YOUR ASSIGNMENT:
Say how many lines in the entries hold the word "pending", and reply with that number only.

EXTRACTED INFORMATION:
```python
class SwinTransformerBlock(nn.Module):
    def __init__(self, dim, input_resolution, num_heads, window_size=7, shift_size=0, mlp_ratio=4., qkv_bias=True,
                 qk_scale=None, drop=0., attn_drop=0., drop_path=0., act_layer=nn.GELU, norm_layer=nn.LayerNorm):
        super().__init__()
        self.dim, self.input_resolution, self.num_heads = dim, input_resolution, num_heads
        self.window_size, self.shift_size, self.mlp_ratio = window_size, shift_size, mlp_ratio
        if min(self.input_resolution) <= self.window_size:
            self.shift_size = 0
            self.window_size = min(self.input_resolution)
        assert 0 <= self.shift_size < self.window_size
        self.norm1 = norm_layer(dim)
        self.attn = WindowAttention(dim, (self.window_size, self.window_size), num_heads, qkv_bias, qk_scale,
                                    attn_drop, drop)
        self.drop_prob = float(drop_path)
        self.norm2 = norm_layer(dim)
        self.mlp = Mlp(dim, int(dim * mlp_ratio), act_layer=act_layer, drop=drop)

    def fused(self, x: Optional[Tensor], pending, grp, cc: Optional[_CastCache], k1: Optional[Tensor],
              k2: Optional[Tensor], maps: Optional[List[Tensor]] = None):
        return backbone.pre_norm_block(x, pending, self.norm1,
                                       lambda y: self.attn.attend(y, grp, self.shift_size, cc, maps), self.norm2,
                                       self.attn.proj.bias, lambda y: self.mlp.fused(y, cc), self.mlp.fc2.bias, k1, k2)

    def forward(self, x: Tensor):
        xs, grp = _one_group(x.float())
        xs, pend = self.fused(xs, None, grp, None, *backbone.block_keeps(self, x.shape[0], x.shape[1], x.device))
        return ops.residual_add(xs, *pend).view(x.shape), None


class PatchMerging(nn.Module):
    def __init__(self, input_resolution, dim, norm_layer=nn.LayerNorm):
        super().__init__()
        self.input_resolution, self.dim = input_resolution, dim
        self.reduction = nn.Linear(4 * dim, 2 * dim, bias=False)
        self.norm = norm_layer(4 * dim)

    def forward(self, x: Tensor) -> Tensor:
        xs, grp = _one_group(x)
        m, _ = self.fused(xs, grp)
        return m.float().view(x.shape[0], -1, m.shape[-1])

    def fused(self, x: Tensor, grp, cc: Optional[_CastCache] = None):
        y = ops.PatchMergeLNGroupsFn.apply(x, self.norm.weight, self.norm.bias, self.norm.eps, tuple(grp))
        new_grp, row0 = [], 0
        for B, H, W, _ in grp:
# ... 212 lines not shown
```

include/esvit_b200.h:

```cpp
#ifndef ESVIT_B200_H
#define ESVIT_B200_H

#ifdef __cplusplus
extern "C" {
#endif

#define ESVIT_ERR_BAD_ARG 1001

int esvit_add_ln_fwd(const float* x, const void* delta, const float* keep, int tokens_per_sample,
                     const float* gamma, const float* beta, float eps, float* xout, void* y, int y_is_bf16,
                     float* mean, float* rstd, long long T, int C, void* stream);
int esvit_add_ln_bwd(const void* dy, int dy_is_bf16, const float* dxo, const float* xs, const float* mean,
                     const float* rstd, const float* gamma, const float* keep, int tokens_per_sample, float* dx,
                     void* ddelta, float* dgamma, float* dbeta, float* ddelta_bias, long long T, int C, void* stream);

int esvit_patch_merge_ln_fwd(const float* x, const float* gamma, const float* beta, float eps, void* y, float* mean,
                             float* rstd, int B, int H, int W, int C, void* stream);
int esvit_patch_merge_ln_bwd(const void* dy, const float* x, const float* mean, const float* rstd,
                             const float* gamma, float* dx, float* dgamma, float* dbeta, int B, int H, int W, int C,
                             void* stream);
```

RESPONSE TO THE EXERCISE:
2